(Given information)

#define SKM_LCAP 384
#define SKM_FAST_WAVE_BYTES (64 * 16 + 64 * 8 + (SKM_LCAP + 1) * 8)
template <int K, bool DYN, bool FAST>
__global__ __launch_bounds__(1024) void k_skm_scatter(const uint8_t *__restrict__ bases, uint64_t n_bases, const uint32_t *__restrict__ vmask,
                                                      uint64_t n_words, uint64_t words_per_block, int bits1,
                                                      const uint64_t *__restrict__ blockstart, int G, skm_rec *__restrict__ out, skm_dyn Dy,
                                                      uint32_t dlo, uint32_t dhi) {
    extern __shared__ __attribute__((aligned(16))) unsigned char smem[];
    const int nd = 1 << bits1;
    skm_stage L = skm_stage_carve(smem, nd);
    if (DYN) Dy.dump += (uint64_t)blockIdx.x * SKM_CH;
    for (int i = threadIdx.x; i < nd; i += blockDim.x) {
        L.cur[i] = DYN ? (Dy.save ? (uint64_t)Dy.save[(size_t)blockIdx.x * nd + i] : SKM_NONE) : blockstart[(size_t)i * G + blockIdx.x];
        L.ctr[i] = 0;
    }
    if (threadIdx.x < 64) L.ctr[nd + threadIdx.x] = 0;
    __syncthreads();
    const uint32_t lane = (uint32_t)mf_lane();
    unsigned char *wbase = smem + ((skm_stage_bytes(nd) + 15) & ~(size_t)15) + (size_t)(threadIdx.x >> 6) * SKM_FAST_WAVE_BYTES;
    uint4 *pd = reinterpret_cast<uint4 *>(wbase);
    uint2 *pc = reinterpret_cast<uint2 *>(wbase + 64 * 16);
    uint2 *rl = reinterpret_cast<uint2 *>(wbase + 64 * 16 + 64 * 8);
    const uint64_t wlo = (uint64_t)blockIdx.x * words_per_block;
    const uint64_t whi = wlo + words_per_block < n_words ? wlo + words_per_block : n_words;
    const uint64_t wstep = (uint64_t)(blockDim.x >> 6) * 63u;
    for (uint64_t wb = wlo; wb < whi; wb += wstep) {
        const uint64_t w = wb + (uint64_t)(threadIdx.x >> 6) * 63u + lane;
        const uint32_t m = (lane < 63u && w < whi) ? vmask[w] : 0u;
        if (__ballot(m != 0u) == 0ull) continue;
        skm_word<K> S;
        skm_scan_word_halo<K>(S, bases, n_bases, w < n_words ? w : 0, m);
        uint32_t cut = S.cut;
        bool fast = FAST;
        uint32_t NR = 0, roff = 0, cutf = cut, ext = 0;
        if (FAST) {
            constexpr int R = skm_word<K>::RMAX;
            static_assert(R >= 16 && R <= 20, "run-length check");
            const uint32_t z = ~(cut | ~S.valid);
            const uint32_t z2 = z & (z >> 1), z4 = z2 & (z2 >> 2), z8 = z4 & (z4 >> 4), z16 = z8 & (z8 >> 8);
            const uint32_t zr = R == 16 ? z16 : (R == 17 ? (z16 & (z >> 16)) : (R == 18 ? (z16 & (z2 >> 16)) : (R == 19 ? (z16 & (z2 >> 16) & (z >> 18)) : (z16 & (z4 >> 16)))));
            const uint32_t pcut = skm_from_prev_lane(cut), pvalid = skm_from_prev_lane(S.valid), pm31 = skm_from_prev_lane(S.mh[31]);
            const bool cont = (S.valid & 1u) && (pvalid >> 31) && S.mh[0] == pm31;
            const uint32_t hstop = (cut & ~1u) | ~S.valid;
            const uint32_t h = hstop ? (uint32_t)__builtin_ctz(hstop) : 32u;
            const uint32_t tail = pcut ? (uint32_t)__builtin_clz(pcut) + 1u : 32u;
            constexpr uint32_t XMAX = 49 - K < R ? (uint32_t)(49 - K) : (uint32_t)R;
            uint32_t allowed = tail < (uint32_t)R ? (uint32_t)R - tail : 0u;
            if (allowed > XMAX) allowed = XMAX;
            ext = (DYN && cont) ? (h < allowed ? h : allowed) : 0u;
            cutf = ext ? ((cut & ~1u) | (ext < h ? (1u << ext) : 0u)) : cut;
            roff = mf_wave_excl_scan((uint32_t)__popc(cutf), &NR);
            fast = __ballot(zr != 0u) == 0ull && NR <= (uint32_t)SKM_LCAP;
        }
        if (FAST && fast) {
            pd[lane] = make_uint4(S.D[0], S.D[1], S.D[2], S.D[3]);
            pc[lane] = make_uint2(cutf | ~S.valid, ext);
            {
                const uint32_t l0 = mf_lds_addr(rl), dummy = l0 + 8u * (uint32_t)SKM_LCAP;
                uint32_t at = l0 + 8u * roff;
                const uint32_t tagl = lane << 5;
#pragma unroll
                for (int j = 0; j < 32; j++) {
                    const uint32_t bit = (cutf >> j) & 1u;
                    const uint32_t addr = bit ? at : dummy;
                    const uint32_t v1 = tagl | (uint32_t)j;
                    asm volatile("ds_write2_b32 %0, %1, %2 offset1:1" :: "v"(addr), "v"(S.mh[j]), "v"(v1) : "memory");
                    at += bit << 3;
                }
            }
            asm volatile("s_waitcnt lgkmcnt(0)" ::: "memory");
            __builtin_amdgcn_wave_barrier();
            for (uint32_t g0 = 0; g0 < NR; g0 += 256) {
                uint32_t d[4]; skm_rec rec[4]; bool pend[4];
#pragma unroll
                for (int b = 0; b < 4; b++) {
                    const uint32_t g = g0 + 64u * (uint32_t)b + lane;
                    pend[b] = g < NR;
                    const uint2 de = rl[pend[b] ? g : 0u];
                    const uint32_t src = (de.y >> 5) & 63u, s0 = de.y & 31u;
                    const uint4 Dw = pd[src]; const uint2 cv = pc[src];
                    const uint4 Dn = pd[(src + 1u) & 63u]; const uint2 cn = pc[(src + 1u) & 63u];
                    const uint32_t stop = cv.x & ~((2u << s0) - 1u);
                    const uint32_t e = stop ? (uint32_t)__builtin_ctz(stop) : 32u;
                    const uint32_t len = e - s0 + (e == 32u ? cn.y : 0u);
                    const uint32_t DD[4] = {Dw.x, Dw.y, Dw.z, Dw.w};
                    uint32_t digits;
                    skm_route(de.x, bits1, d[b], digits);
                    rec[b] = skm_make_rec<K>(DD, s0, len, digits, Dn.z);
                    if (!pend[b] || d[b] < dlo || d[b] >= dhi) { pend[b] = false; d[b] = 0; rec[b] = make_ulonglong2(~0ull, ~0ull); }
                }
                skm_stage_insert<DYN>(L, out, d, rec, pend, Dy);
            }
            asm volatile("s_waitcnt lgkmcnt(0)" ::: "memory");
            __builtin_amdgcn_wave_barrier();
            continue;
        }
        while (__ballot(cut != 0u) != 0ull) {
            uint32_t d[4]; skm_rec rec[4]; bool pend[4];
#pragma unroll
            for (int b = 0; b < 4; b++) {
                pend[b] = cut != 0u;
                d[b] = 0; rec[b] = make_ulonglong2(~0ull, ~0ull);
                if (pend[b]) {
                    uint32_t s, len, digits;
                    skm_next_run<K>(S, cut, s, len);
                    skm_route(skm_mh_at<K>(S, s), bits1, d[b], digits);
                    rec[b] = skm_make_rec<K>(S.D, s, len, digits);
                    if (d[b] < dlo || d[b] >= dhi) { pend[b] = false; d[b] = 0; }
                }
            }
            skm_stage_insert<DYN>(L, out, d, rec, pend, Dy);
        }
    }
    __syncthreads();
    skm_stage_flush_all<DYN>(L, out, nd, Dy);
}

(What is needed) Each record above should be reproduced in full, exactly as it stands.

(Answer section)
#define SKM_LCAP 384
#define SKM_FAST_WAVE_BYTES (64 * 16 + 64 * 8 + (SKM_LCAP + 1) * 8)
template <int K, bool DYN, bool FAST>
__global__ __launch_bounds__(1024) void k_skm_scatter(const uint8_t *__restrict__ bases, uint64_t n_bases, const uint32_t *__restrict__ vmask,
                                                      uint64_t n_words, uint64_t words_per_block, int bits1,
                                                      const uint64_t *__restrict__ blockstart, int G, skm_rec *__restrict__ out, skm_dyn Dy,
                                                      uint32_t dlo, uint32_t dhi) {
    extern __shared__ __attribute__((aligned(16))) unsigned char smem[];
    const int nd = 1 << bits1;
    skm_stage L = skm_stage_carve(smem, nd);
    if (DYN) Dy.dump += (uint64_t)blockIdx.x * SKM_CH;
    for (int i = threadIdx.x; i < nd; i += blockDim.x) {
        L.cur[i] = DYN ? (Dy.save ? (uint64_t)Dy.save[(size_t)blockIdx.x * nd + i] : SKM_NONE) : blockstart[(size_t)i * G + blockIdx.x];
        L.ctr[i] = 0;
    }
    if (threadIdx.x < 64) L.ctr[nd + threadIdx.x] = 0;
    __syncthreads();
    const uint32_t lane = (uint32_t)mf_lane();
    unsigned char *wbase = smem + ((skm_stage_bytes(nd) + 15) & ~(size_t)15) + (size_t)(threadIdx.x >> 6) * SKM_FAST_WAVE_BYTES;
    uint4 *pd = reinterpret_cast<uint4 *>(wbase);
    uint2 *pc = reinterpret_cast<uint2 *>(wbase + 64 * 16);
    uint2 *rl = reinterpret_cast<uint2 *>(wbase + 64 * 16 + 64 * 8);
    const uint64_t wlo = (uint64_t)blockIdx.x * words_per_block;
    const uint64_t whi = wlo + words_per_block < n_words ? wlo + words_per_block : n_words;
    const uint64_t wstep = (uint64_t)(blockDim.x >> 6) * 63u;
    for (uint64_t wb = wlo; wb < whi; wb += wstep) {
        const uint64_t w = wb + (uint64_t)(threadIdx.x >> 6) * 63u + lane;
        const uint32_t m = (lane < 63u && w < whi) ? vmask[w] : 0u;
        if (__ballot(m != 0u) == 0ull) continue;
        skm_word<K> S;
        skm_scan_word_halo<K>(S, bases, n_bases, w < n_words ? w : 0, m);
        uint32_t cut = S.cut;
        bool fast = FAST;
        uint32_t NR = 0, roff = 0, cutf = cut, ext = 0;
        if (FAST) {
            constexpr int R = skm_word<K>::RMAX;
            static_assert(R >= 16 && R <= 20, "run-length check");
            const uint32_t z = ~(cut | ~S.valid);
            const uint32_t z2 = z & (z >> 1), z4 = z2 & (z2 >> 2), z8 = z4 & (z4 >> 4), z16 = z8 & (z8 >> 8);
            const uint32_t zr = R == 16 ? z16 : (R == 17 ? (z16 & (z >> 16)) : (R == 18 ? (z16 & (z2 >> 16)) : (R == 19 ? (z16 & (z2 >> 16) & (z >> 18)) : (z16 & (z4 >> 16)))));
            const uint32_t pcut = skm_from_prev_lane(cut), pvalid = skm_from_prev_lane(S.valid), pm31 = skm_from_prev_lane(S.mh[31]);
            const bool cont = (S.valid & 1u) && (pvalid >> 31) && S.mh[0] == pm31;
            const uint32_t hstop = (cut & ~1u) | ~S.valid;
            const uint32_t h = hstop ? (uint32_t)__builtin_ctz(hstop) : 32u;
            const uint32_t tail = pcut ? (uint32_t)__builtin_clz(pcut) + 1u : 32u;
            constexpr uint32_t XMAX = 49 - K < R ? (uint32_t)(49 - K) : (uint32_t)R;
            uint32_t allowed = tail < (uint32_t)R ? (uint32_t)R - tail : 0u;
            if (allowed > XMAX) allowed = XMAX;
            ext = (DYN && cont) ? (h < allowed ? h : allowed) : 0u;
            cutf = ext ? ((cut & ~1u) | (ext < h ? (1u << ext) : 0u)) : cut;
            roff = mf_wave_excl_scan((uint32_t)__popc(cutf), &NR);
            fast = __ballot(zr != 0u) == 0ull && NR <= (uint32_t)SKM_LCAP;
        }
        if (FAST && fast) {
            pd[lane] = make_uint4(S.D[0], S.D[1], S.D[2], S.D[3]);
            pc[lane] = make_uint2(cutf | ~S.valid, ext);
            {
                const uint32_t l0 = mf_lds_addr(rl), dummy = l0 + 8u * (uint32_t)SKM_LCAP;
                uint32_t at = l0 + 8u * roff;
                const uint32_t tagl = lane << 5;
#pragma unroll
                for (int j = 0; j < 32; j++) {
                    const uint32_t bit = (cutf >> j) & 1u;
                    const uint32_t addr = bit ? at : dummy;
                    const uint32_t v1 = tagl | (uint32_t)j;
                    asm volatile("ds_write2_b32 %0, %1, %2 offset1:1" :: "v"(addr), "v"(S.mh[j]), "v"(v1) : "memory");
                    at += bit << 3;
                }
            }
            asm volatile("s_waitcnt lgkmcnt(0)" ::: "memory");
            __builtin_amdgcn_wave_barrier();
            for (uint32_t g0 = 0; g0 < NR; g0 += 256) {
                uint32_t d[4]; skm_rec rec[4]; bool pend[4];
#pragma unroll
                for (int b = 0; b < 4; b++) {
                    const uint32_t g = g0 + 64u * (uint32_t)b + lane;
                    pend[b] = g < NR;
                    const uint2 de = rl[pend[b] ? g : 0u];
                    const uint32_t src = (de.y >> 5) & 63u, s0 = de.y & 31u;
                    const uint4 Dw = pd[src]; const uint2 cv = pc[src];
                    const uint4 Dn = pd[(src + 1u) & 63u]; const uint2 cn = pc[(src + 1u) & 63u];
                    const uint32_t stop = cv.x & ~((2u << s0) - 1u);
                    const uint32_t e = stop ? (uint32_t)__builtin_ctz(stop) : 32u;
                    const uint32_t len = e - s0 + (e == 32u ? cn.y : 0u);
                    const uint32_t DD[4] = {Dw.x, Dw.y, Dw.z, Dw.w};
                    uint32_t digits;
                    skm_route(de.x, bits1, d[b], digits);
                    rec[b] = skm_make_rec<K>(DD, s0, len, digits, Dn.z);
                    if (!pend[b] || d[b] < dlo || d[b] >= dhi) { pend[b] = false; d[b] = 0; rec[b] = make_ulonglong2(~0ull, ~0ull); }
                }
                skm_stage_insert<DYN>(L, out, d, rec, pend, Dy);
            }
            asm volatile("s_waitcnt lgkmcnt(0)" ::: "memory");
            __builtin_amdgcn_wave_barrier();
            continue;
        }
        while (__ballot(cut != 0u) != 0ull) {
            uint32_t d[4]; skm_rec rec[4]; bool pend[4];
#pragma unroll
            for (int b = 0; b < 4; b++) {
                pend[b] = cut != 0u;
                d[b] = 0; rec[b] = make_ulonglong2(~0ull, ~0ull);
                if (pend[b]) {
                    uint32_t s, len, digits;
                    skm_next_run<K>(S, cut, s, len);
                    skm_route(skm_mh_at<K>(S, s), bits1, d[b], digits);
                    rec[b] = skm_make_rec<K>(S.D, s, len, digits);
                    if (d[b] < dlo || d[b] >= dhi) { pend[b] = false; d[b] = 0; }
                }
            }
            skm_stage_insert<DYN>(L, out, d, rec, pend, Dy);
        }
    }
    __syncthreads();
    skm_stage_flush_all<DYN>(L, out, nd, Dy);
}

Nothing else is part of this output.